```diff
@@ -169,13 +330,17 @@
     MAF_REQUIRE(op->Cin % 8 == 0 && op->Cout % 8 == 0 && op->Cin <= 512, "conv1dw: Cin, Cmid multiples of 8, Cin <= 512");
     MAF_REQUIRE(sr.stride % 8 == 0 && sr.coff % 8 == 0 && op->out_stride % 8 == 0 && op->out_coff % 8 == 0, "conv1dw: stride/offset alignment");
     MAF_REQUIRE(op->act == MAF_ACT_SILU, "conv1dw: SiLU after both stages (common.py:905-909)");
+    MAF_REQUIRE(op->tile_k >= 0 && op->tile_k <= 64, "conv1dw: tile_k = mid blocks per workgroup (0: the built-in rule)");
     C1dArgs a;
     a.x = static_cast<const half_t*>(sr.ptr); a.out = static_cast<half_t*>(op->out);
     a.par = static_cast<const unsigned char*>(op->w);
     a.B = op->B; a.H = op->H; a.W = op->W; a.Cin = op->Cin; a.Cmid = op->Cout; a.S1 = (op->Cin + 31) / 32; a.nMB = (op->Cout + 31) / 32;
     a.x_stride = sr.stride; a.x_coff = sr.coff; a.out_stride = op->out_stride; a.out_coff = op->out_coff;
     a.tilesX = maf_cdiv(a.W, 16); a.tilesY = maf_cdiv(a.H, 16);
-    a.nwg = a.B * a.tilesX * a.tilesY * a.nMB;
+    const int tiles = a.B * a.tilesX * a.tilesY;
+    a.nb = op->tile_k > 0 ? (op->tile_k < a.nMB ? op->tile_k : a.nMB) : conv1dw_blocks_per_wg(tiles, a.nMB);
+    a.ngrp = (a.nMB + a.nb - 1) / a.nb;
+    a.nwg = tiles * a.ngrp;
     a.rec = (int)maf_conv1dw_record_bytes(op->ksize, op->Cin);
     switch (op->ksize) {
         case 3: return launch_k<3>(a, s);
diff --git a/maf-yolo_amd/plan_report.py b/maf-yolo_amd/plan_report.py
--- a/maf-yolo_amd/plan_report.py
+++ b/maf-yolo_amd/plan_report.py
@@ -37,7 +37,8 @@
     if o.kind == lib.OP_BOTTLENECK:
         return "bottleneck_kernel<%d, %d, %d, %d, %d>" % (o.ksize, -(-o.Cin // 32), 2 if o.Cout <= 32 else 4, o.nc // 16, o.nsrc if o.nc else 0)
     if o.kind == lib.OP_CONV1DW:
-        return "conv1dw_kernel<%d>" % o.ksize
+        s1 = -(-o.Cin // 32)
+        return "conv1dw_kernel<%d, %d>" % (o.ksize, s1 if s1 in (1, 2, 3, 4, 6) else 0)
     if o.kind == lib.OP_HEADTAIL:
         return "head_tail_kernel<%d, %d>" % (o.Cin, 2 if o.Cin <= 128 else 1)
     if o.kind == lib.OP_STEM2:
```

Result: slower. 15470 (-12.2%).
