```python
SIGNATURES = {
    "nle_ctx_create": (C.c_int, [C.c_int, _P, _P]),
    "nle_ctx_destroy": (None, [_P]),
    "nle_last_error": (C.c_char_p, [_P]),
    "nle_ctx_synchronize": (C.c_int, [_P]),
    "nle_ctx_trim": (C.c_int, [_P]),
    "nle_dev_alloc": (C.c_int, [_P, C.c_size_t, _P]),
    "nle_dev_free": (None, [_P, _P]),
    "nle_host_alloc": (C.c_int, [_P, C.c_size_t, _P]),
    "nle_host_free": (None, [_P, _P]),
    "nle_dev_upload": (C.c_int, [_P, _P, _P, C.c_size_t]),
    "nle_dev_download": (C.c_int, [_P, _P, _P, C.c_size_t]),
    "nle_ctx_set_mode": (C.c_int, [_P, C.c_int]),
    "nle_ctx_set_patch_radius": (C.c_int, [_P, C.c_int]),
    "nle_ctx_set_chroma": (C.c_int, [_P, _P, _P, C.c_double]),
    "nle_filter_chroma": (C.c_int, [_P, _P]),
    "nle_ctx_set_sampler": (C.c_int, [_P, C.c_int]),
    "nle_sample_pixels": (C.c_int, [_P, _P, C.c_int, C.c_int, C.c_int, C.c_int, C.c_double, C.c_double, _P, _P]),
    "nle_ctx_set_nystrom_bf16x3": (C.c_int, [_P, C.c_int]),
    "nle_ctx_set_slab_input": (C.c_int, [_P, C.c_int]),
    "nle_ctx_set_topk_solver": (C.c_int, [_P, C.c_int]),
    "nle_rccl_unique_id": (C.c_int, [_P, C.c_size_t]),
    "nle_ctx_init_rccl": (C.c_int, [_P, C.c_int, C.c_int, _P, C.c_size_t]),
    "nle_ctx_set_rccl_comm": (C.c_int, [_P, C.c_int, C.c_int, _P]),
    "nle_ctx_abort_rccl": (C.c_int, [_P]),
    "nle_ctx_set_shard": (C.c_int, [_P, C.c_int, C.c_int, ALLREDUCE_FN, _P, _P, C.c_size_t]),
    "nle_comm_len": (C.c_size_t, [C.c_int]),
    "nle_sample_grid": (C.c_int, [C.c_int, C.c_int, C.c_int, C.c_int, _P, _P, _P, _P, _P, _P]),
    "nle_slab_rows": (C.c_int, [C.c_int, C.c_int, C.c_int, _P, _P]),
    "nle_eigen_decomposition": (C.c_int, [_P, C.c_int, C.c_double, _P, _P, _P]),
    "nle_eigen_decomposition_top": (C.c_int, [_P, C.c_int, C.c_double, C.c_int, _P, _P, _P]),
    "nle_eigen_decomposition_topk": (C.c_int, [_P, C.c_int, C.c_double, C.c_int, _P, _P, _P]),
    "nle_eigen_decomposition_top_device": (C.c_int, [_P, _P, C.c_int, C.c_double, C.c_int, _P, _P, _P]),
    "nle_sym_eigen_device": (C.c_int, [_P, _P, C.c_int, C.c_double, C.c_int, C.c_int, _P, _P, _P]),
    "nle_cholesky_device": (C.c_int, [_P, _P, C.c_int, _P, _P, _P, _P]),
    "nle_topk_eigen_decomposition": (C.c_int, [_P, C.c_int, C.c_int, C.c_double, _P, _P, _P]),
    "nle_transform_eigenvalues": (C.c_int, [_P, C.c_int, _P, C.c_int, _P]),
    "nle_layer_responses": (C.c_int, [_P, C.c_int, C.c_int, _P]),
    "nle_compute_kernel": (C.c_int, [_P, _P, C.c_int, C.c_int, C.c_int, C.c_int, C.c_double, C.c_double, _P, _P]),
    "nle_nystrom": (C.c_int, [_P, _P, C.c_int, C.c_int, C.c_int, C.c_int, C.c_double, C.c_double, _P, _P, _P]),
    "nle_ts_gemm": (C.c_int, [_P, _P, C.c_longlong, C.c_int, C.c_int, _P, C.c_int, _P]),
    "nle_sinkhorn_scalings": (C.c_int, [_P, _P, C.c_longlong, C.c_int, C.c_int, _P, C.c_int, _P, _P]),
    "nle_gram": (C.c_int, [_P, _P, C.c_longlong, C.c_int, C.c_int, _P, _P]),
    "nle_row_scalings": (C.c_int, [_P, _P, C.c_longlong, C.c_int, C.c_int, _P, _P]),
    "nle_compute_kernel64": (C.c_int, [_P, _P, C.c_int, C.c_int, C.c_int, C.c_int, C.c_double, C.c_double, _P, _P]),
    "nle_ts_gemm64": (C.c_int, [_P, _P, C.c_longlong, C.c_int, C.c_int, _P, C.c_int, _P]),
    "nle_sinkhorn_scalings64": (C.c_int, [_P, _P, C.c_longlong, C.c_int, C.c_int, _P, C.c_int, _P, _P]),
    "nle_gram64": (C.c_int, [_P, _P, C.c_longlong, C.c_int, C.c_int, _P, _P]),
    "nle_row_scalings64": (C.c_int, [_P, _P, C.c_longlong, C.c_int, C.c_int, _P, _P]),
    "nle_affinity_product64": (C.c_int, [_P, _P, C.c_int, C.c_int, C.c_double, C.c_double, _P, C.c_int, C.c_int, _P]),
    "nle_train": (C.c_int, [_P, _P, C.c_int, C.c_int, C.c_int, C.c_int, C.c_double, C.c_double, C.c_int, C.c_int, _P]),
    "nle_train_host": (C.c_int, [_P, _P, C.c_int, C.c_int, C.c_int, C.c_int, C.c_double, C.c_double, C.c_int, C.c_int, _P]),
    "nle_train_host_u8": (C.c_int, [_P, _P, C.c_int, C.c_int, C.c_int, C.c_int, C.c_double, C.c_double, C.c_int, C.c_int, _P]),
    "nle_filter_destroy": (None, [_P]),
    "nle_filter_info": (C.c_int, [_P, _P, _P, _P, _P, _P, _P]),
    "nle_filter_diag": (C.c_int, [_P, _P]),
    "nle_filter_eigvals": (C.c_int, [_P, _P]),
    "nle_filter_sample_pixels": (C.c_int, [_P, _P, _P]),
    "nle_filter_eigvec_range": (C.c_int, [_P, C.c_int, _P, _P]),
    "nle_filter_eigvecs": (C.c_int, [_P, _P, _P]),
    "nle_filter_copy_eigvecs": (C.c_int, [_P, _P]),
    "nle_filter_timings": (C.c_int, [_P, _P]),
    "nle_apply": (C.c_int, [_P, _P, C.c_int, C.c_int, _P, _P]),
    "nle_apply_layers": (C.c_int, [_P, _P, C.c_int, C.c_int, C.c_int, _P]),
    "nle_apply_host": (C.c_int, [_P, _P, C.c_int, C.c_int, _P, _P]),
    "nle_apply_layers_host": (C.c_int, [_P, _P, C.c_int, C.c_int, C.c_int, _P]),
    "nle_apply_u8": (C.c_int, [_P, _P, C.c_int, C.c_int, _P, _P]),
    "nle_apply_rounded8": (C.c_int, [_P, _P, C.c_int, C.c_int, _P, _P]),
    "nle_apply_u8_host": (C.c_int, [_P, _P, C.c_int, C.c_int, _P, _P]),
    "nle_bgr2lab8": (C.c_int, [_P, _P, C.c_longlong, _P, _P]),
    "nle_lab8_tables": (C.c_int, [_P, _P, _P]),
    "nle_lab8_inverse_tables": (C.c_int, [_P, _P, _P, _P]),
    "nle_lab2bgr8": (C.c_int, [_P, _P, _P, C.c_longlong, _P]),
    "nle_lab2bgr8_planes": (C.c_int, [_P, _P, _P, _P, _P, C.c_longlong, _P]),
    "nle_lab8_channel": (C.c_int, [_P, _P, C.c_longlong, C.c_int, _P]),
    "nle_bilateral8": (C.c_int, [_P, _P, C.c_int, C.c_int, C.c_double, C.c_double, _P]),
    "nle_bilateral_tables": (C.c_int, [C.c_double, C.c_double, _P, _P, _P]),
    "nle_ld": (C.c_int, [C.c_int]),
    "nle_kernel_name": (C.c_char_p, [C.c_int]),
    "nle_ctx_profile": (C.c_int, [_P, C.c_int]),
    "nle_ctx_kernel_stats": (C.c_int, [_P, C.c_int, _P, _P]),
    "nle_bench_affinity": (C.c_int, [_P, _P, C.c_int, C.c_int, C.c_int, C.c_int, C.c_double, C.c_double, _P, C.c_int, _P]),
    "nle_bench_affinity64": (C.c_int, [_P, _P, C.c_int, C.c_int, C.c_int, C.c_int, C.c_double, C.c_double, C.c_longlong, _P, C.c_int, _P]),
    "nle_filter_level_tiles": (C.c_int, [_P, _P, _P]),
    "nle_bench_sinkhorn_pass": (C.c_int, [_P, _P, C.c_longlong, C.c_int, C.c_int, C.c_int, _P]),
}
```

======

> **Prompt**: Give the number of lines in the material above where the word "ksize" appears, without any other words.

> **Response area**: 5